Cassava, for example, and a host of native African crops offer potential alternatives. Cassava’s resilience in harsh conditions makes it particularly promising. But it is not invincible. Worsening climate extremes decrease yields and promote pests – but scientists can address these vulnerabilities through breakthroughs in breeding. 

In generating these developments, combined with more precise market research and improved community engagement, science institutions like the CGIAR global agricultural research network have enhanced cassava’s sustainability and applied this model of crop improvement to other African crops with climate resilience potential, such as millets and sorghum. 

In the face of increasing heat extremes, adaptation must include water-saving innovations. In West Africa, smallholder rice farmers are working with agricultural experts from the research organisation AfricaRice (a part of CGIAR) to improve their operations amid increasingly erratic rainfall, soaring demand for rice, and costly imports. 

Across areas with limited irrigation, farmers introduced periodic saturation of fields, rather than constant, shin-deep saturation.

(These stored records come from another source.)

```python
SIGNATURES = {
    "bfhip_abi_version": (_c_int, []),
    "bfhip_last_error": (ctypes.c_char_p, []),
    "bfhip_profile_enable": (None, [_c_int]),
    "bfhip_profile_read": (_c_int, [_c_int, _c_vp, _c_vp, _c_int]),
    "bfhip_bev_pool_fwd": (_c_int, [_c_vp] * 5 + [_c_int] * 7 + [_c_vp, _c_vp]),
    "bfhip_bev_pool_bwd": (_c_int, [_c_vp] * 5 + [_c_int] * 8 + [_c_vp, _c_vp]),
    "bfhip_dynamic_voxelize": (_c_int, [_c_vp, _c_vp, _c_int, _c_int, _c_vp, _c_vp, _c_vp]),
    "bfhip_hard_voxelize_workspace_bytes": (_c_sz, [_c_int, _c_int, _c_int]),
    "bfhip_hard_voxelize": (_c_int, [_c_vp, _c_int, _c_int, _c_vp, _c_vp, _c_vp, _c_vp, _c_vp,
                                     _c_int, _c_int, _c_vp, _c_sz, _c_vp, _c_vp]),
    "bfhip_bev_plan_workspace_bytes": (_c_sz, [ctypes.c_longlong, ctypes.c_longlong]),
    "bfhip_bev_plan": (_c_int, [_c_vp] * 7 + [_c_int] * 4 + [_c_vp] * 3 + [_c_vp] * 11 + [_c_int, _c_vp, _c_sz, _c_vp]),
# ... 22 lines not shown
    "bfhip_sparse_to_bev": (_c_int, [_c_vp, _c_vp] + [_c_int] * 6 + [_c_vp, _c_vp]),
    "bfhip_bev_to_sparse": (_c_int, [_c_vp, _c_vp] + [_c_int] * 6 + [_c_vp, _c_vp]),
    "bfhip_dynamic_scatter_workspace_bytes": (_c_sz, [_c_int]),
    "bfhip_dynamic_scatter_fwd": (_c_int, [_c_vp, _c_vp, _c_int, _c_int, _c_int] + [_c_vp] * 5 + [_c_vp, _c_sz, _c_vp]),
    "bfhip_dynamic_scatter_bwd_workspace_bytes": (_c_sz, [_c_int, _c_int]),
    "bfhip_dynamic_scatter_bwd": (_c_int, [_c_vp] * 6 + [_c_int] * 4 + [_c_vp, _c_sz, _c_vp]),
    "bfhip_voxel_mean": (_c_int, [_c_vp, _c_vp, _c_int, _c_int, _c_int, _c_vp, _c_vp]),
    "bfhip_voxel_compact_mean": (_c_int, [_c_vp] * 4 + [_c_int] * 5 + [_c_vp] * 4),
    "bfhip_depth_lift_bwd_workspace_bytes": (_c_sz, []),
    "bfhip_depth_lift_bwd": (_c_int, [_c_vp, _c_vp, ctypes.c_longlong, _c_vp, _c_vp, _c_sz, _c_vp]),
    "bfhip_rasterise_depth_workspace_bytes": (_c_sz, [_c_int] * 3),
    "bfhip_rasterise_depth": (_c_int, [_c_vp, _c_int, _c_int] + [_c_vp] * 4 + [_c_int] * 3 + [_c_vp, _c_vp] + [_c_int] * 3 +
                              [_c_vp, _c_vp, _c_sz, _c_vp]),
    "bfhip_depth_histogram": (_c_int, [_c_vp] + [_c_int] * 6 + [_c_vp, _c_vp, _c_vp, _c_vp]),
    "bfhip_bn1d_workspace_bytes": (_c_sz, [_c_int, _c_int]),
    "bfhip_bn1d_fwd": (_c_int, [_c_vp] * 4 + [_c_int, _c_int, ctypes.c_float, ctypes.c_float, _c_int] + [_c_vp] * 5 +
                       [_c_vp, _c_sz, _c_vp]),
    "bfhip_bn1d_bwd": (_c_int, [_c_vp] * 5 + [_c_int] * 3 + [_c_vp] * 4 + [_c_vp, _c_sz, _c_vp]),
    "bfhip_sparse_to_bev_nhwc": (_c_int, [_c_vp, _c_vp] + [_c_int] * 7 + [_c_vp, _c_vp]),
    "bfhip_bev_nhwc_to_sparse": (_c_int, [_c_vp, ctypes.c_longlong, ctypes.c_longlong, ctypes.c_longlong, _c_int, _c_vp, _c_int,
                                          _c_int, _c_int, _c_vp, _c_vp]),
    "bfhip_bn2d_supported": (_c_int, [ctypes.c_longlong, _c_int, _c_int]),
    "bfhip_bn2d_workspace_bytes": (_c_sz, [ctypes.c_longlong, _c_int, _c_int]),
    "bfhip_colsum": (_c_int, [_c_vp, ctypes.c_longlong, _c_int, _c_int, _c_vp, _c_vp, _c_sz, _c_vp]),
    "bfhip_bn2d_fwd": (_c_int, [_c_vp] * 4 + [ctypes.c_longlong, _c_int, _c_int, ctypes.c_float, ctypes.c_float, _c_int] +
                       [_c_vp] * 5 + [_c_vp, _c_sz, _c_vp]),
    "bfhip_bn2d_bwd": (_c_int, [_c_vp] * 5 + [ctypes.c_longlong, _c_int, _c_int, _c_int] + [_c_vp] * 4 + [_c_vp, _c_sz, _c_vp]),
    "bfhip_xty_workspace_bytes": (_c_sz, [ctypes.c_longlong, _c_int, _c_int]),
    "bfhip_xty": (_c_int, [_c_vp, _c_vp, ctypes.c_longlong, _c_int, _c_int, _c_int, _c_vp, _c_vp, _c_sz, _c_vp]),
    "bfhip_attn_max_queries": (_c_int, []),
    "bfhip_attn_workspace_bytes": (_c_sz, [_c_int] * 4),
    "bfhip_attn_fwd": (_c_int, [_c_vp] * 3 + [_c_int] * 4 + [ctypes.c_float, ctypes.c_float, ctypes.c_ulonglong, _c_vp, _c_vp,
                                                             _c_vp, _c_vp, _c_sz, _c_vp]),
    "bfhip_attn_bwd": (_c_int, [_c_vp] * 6 + [_c_int] * 4 + [ctypes.c_float, ctypes.c_float, ctypes.c_ulonglong] + [_c_vp] * 4 +
                       [_c_vp, _c_sz, _c_vp]),
    "bfhip_attn_dropout_mask": (_c_int, [_c_int] * 4 + [ctypes.c_float, ctypes.c_ulonglong, _c_vp, _c_vp, _c_vp]),
    "bfhip_upsample2x_nhwc": (_c_int, [_c_vp, _c_vp] + [_c_int] * 6 + [_c_vp]),
    "bfhip_maxpool3x3s2_fwd": (_c_int, [_c_vp] + [_c_int] * 4 + [_c_vp, _c_vp, _c_vp]),
    "bfhip_maxpool3x3s2_bwd": (_c_int, [_c_vp, _c_vp] + [_c_int] * 4 + [_c_vp, _c_vp]),
    "bfhip_circle_nms": (_c_int, [_c_vp, _c_int, ctypes.c_float, _c_int, _c_vp, _c_vp, _c_vp]),
    "bfhip_rotate_nms_workspace_bytes": (_c_sz, [_c_int, _c_int]),
    "bfhip_rotate_nms": (_c_int, [_c_vp, _c_vp, _c_int, ctypes.c_float, _c_int, _c_int, _c_vp, _c_vp, _c_vp, _c_sz, _c_vp]),
    "bfhip_decode_boxes": (_c_int, [_c_vp] * 5 + [_c_int] * 4 + [_c_vp, _c_vp, _c_vp]),
    "bfhip_assign_cost": (_c_int, [_c_vp, _c_int, _c_vp, _c_int, _c_int, _c_int, _c_vp, _c_int, _c_vp, _c_vp] + [_c_int] * 3 +
                          [_c_vp] * 4),
    "bfhip_hungarian": (_c_int, [_c_vp, _c_vp, _c_int, _c_int, _c_int, _c_vp, _c_vp, _c_vp]),
# ... 181 lines not shown
```

### bevfusion-3d_object_detection_amd/csrc/bn2d.hip

```cpp
#include <algorithm>
#include <map>
#include <mutex>

#include "common.h"

namespace bfhip {
namespace {

typedef unsigned short bf16_t;

template <typename T> struct Vec;
template <> struct Vec<float> {
  static constexpr int V = 4;
  static __device__ __forceinline__ void load(const float *p, float *o) {
    float4 v = *(const float4 *)p;
    o[0] = v.x; o[1] = v.y; o[2] = v.z; o[3] = v.w;
  }
  static __device__ __forceinline__ void store(float *p, const float *o) { *(float4 *)p = make_float4(o[0], o[1], o[2], o[3]); }
};
template <> struct Vec<bf16_t> {
  static constexpr int V = 8;
  static __device__ __forceinline__ void load(const bf16_t *p, float *o) {
    uint4 v = *(const uint4 *)p;
    const unsigned w[4] = {v.x, v.y, v.z, v.w};
#pragma unroll
    for (int i = 0; i < 4; ++i) {
      o[2 * i] = __uint_as_float(w[i] << 16);
      o[2 * i + 1] = __uint_as_float(w[i] & 0xffff0000u);
    }
  }
  static __device__ __forceinline__ unsigned rne(float f) {
    unsigned u = __float_as_uint(f);
    if ((u & 0x7fffffffu) > 0x7f800000u) return (u >> 16) | 0x40u;
    return (u + 0x7fffu + ((u >> 16) & 1u)) >> 16;
  }
  static __device__ __forceinline__ void store(bf16_t *p, const float *o) {
    uint4 v;
    v.x = rne(o[0]) | (rne(o[1]) << 16);
    v.y = rne(o[2]) | (rne(o[3]) << 16);
    v.z = rne(o[4]) | (rne(o[5]) << 16);
    v.w = rne(o[6]) | (rne(o[7]) << 16);
    *(uint4 *)p = v;
  }
};
// ... 71 lines not shown
    st_agent(&cnt[1 + g], 0);
    s_flag = __hip_atomic_fetch_add(&cnt[0], 1, __ATOMIC_RELAXED, __HIP_MEMORY_SCOPE_AGENT) == tr.ng - 1;
  }
  __syncthreads();
  if (!s_flag) return;
  if (t == 0) st_agent(&cnt[0], 0);
  if (own) {
    double s = 0.0, s2 = 0.0;
    for (int g2 = 0; g2 < tr.ng; ++g2) {
      s += ld_agent(&tr.gp[((size_t)g2 * 2 + 0) * C + c]);
      s2 += ld_agent(&tr.gp[((size_t)g2 * 2 + 1) * C + c]);
    }
    fin(c, s, s2);
  }
}

struct FwdFin {
  long long M;
  const int *m_dev;
  int C;
  float eps, momentum;
  const float *gamma, *beta;
  float *stats, *running_mean, *running_var;
  __device__ __forceinline__ void operator()(int c, double s, double s2) const {
    long long Mv = M;
    if (m_dev) { long long mv = *m_dev; Mv = mv < 1 ? 1 : (mv < M ? mv : M); }
    double mean = s / (double)Mv;
    double var = s2 / (double)Mv - mean * mean;
    if (var < 0.0) var = 0.0;
    float invstd = (float)(1.0 / sqrt(var + (double)eps));
    float a = gamma[c] * invstd;
    stats[c] = (float)mean;
    stats[C + c] = invstd;
    stats[2 * C + c] = a;
    stats[3 * C + c] = beta[c] - (float)mean * a;
    if (running_mean) {
      double unbiased = Mv > 1 ? var * (double)Mv / (double)(Mv - 1) : var;
      running_mean[c] = (float)((1.0 - momentum) * running_mean[c] + momentum * mean);
      running_var[c] = (float)((1.0 - momentum) * running_var[c] + momentum * unbiased);
    }
  }
};

struct BwdFin {
  long long M;
  const int *m_dev;
  int C;
  const float *stats;
  float *dgb, *coef;
  __device__ __forceinline__ void operator()(int c, double s, double s2) const {
    long long Mv = M;
    if (m_dev) { long long mv = *m_dev; Mv = mv < 1 ? 1 : (mv < M ? mv : M); }
    const float mean = stats[c], invstd = stats[C + c], a = stats[2 * C + c];
    const float dbeta = (float)s, dgamma = (float)(s2 * (double)invstd);
    dgb[c] = dgamma;
    dgb[C + c] = dbeta;
    const float invM = (float)(1.0 / (double)Mv);
    const float c2 = -a * invstd * dgamma * invM;
    coef[c] = a;
    coef[C + c] = c2;
    coef[2 * C + c] = -a * dbeta * invM - c2 * mean;
  }
};

struct SumFin {
  int C;
  float *out;
  __device__ __forceinline__ void operator()(int c, double s, double) const { out[c] = (float)s; }
};
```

This decreased water usage by 30 per cent while maintaining harvests and cutting weed infestations by half.

It even enabled some rice farmers to diversify their operations, branching into aquaculture and vegetable production within one growing season. As global rice supplies tighten, this model of adaptation could enable African production to increase in an increasingly unfriendly environment. 

The Great Green Wall project to restore 100m hectares of degraded land by planting acacia, desert date and guava Credit: Simon Townsley

Climate change is also taking a huge toll on soils that are already often depleted. A range of adaptation approaches can address this problem, from the use of digital soil maps that reveal the precise composition of soils and their nutrient balances to drip irrigation systems powered by solar mini-grids – an approach being implemented widely in Ethiopia.

Other solutions rely on increasing the number of different crops that farmers in Africa grow. For example, “intercropping” beans with maize makes the most of the bean plant’s natural ability to increase the nitrogen content of soils and alleviates the need for manufactured fertilisers.  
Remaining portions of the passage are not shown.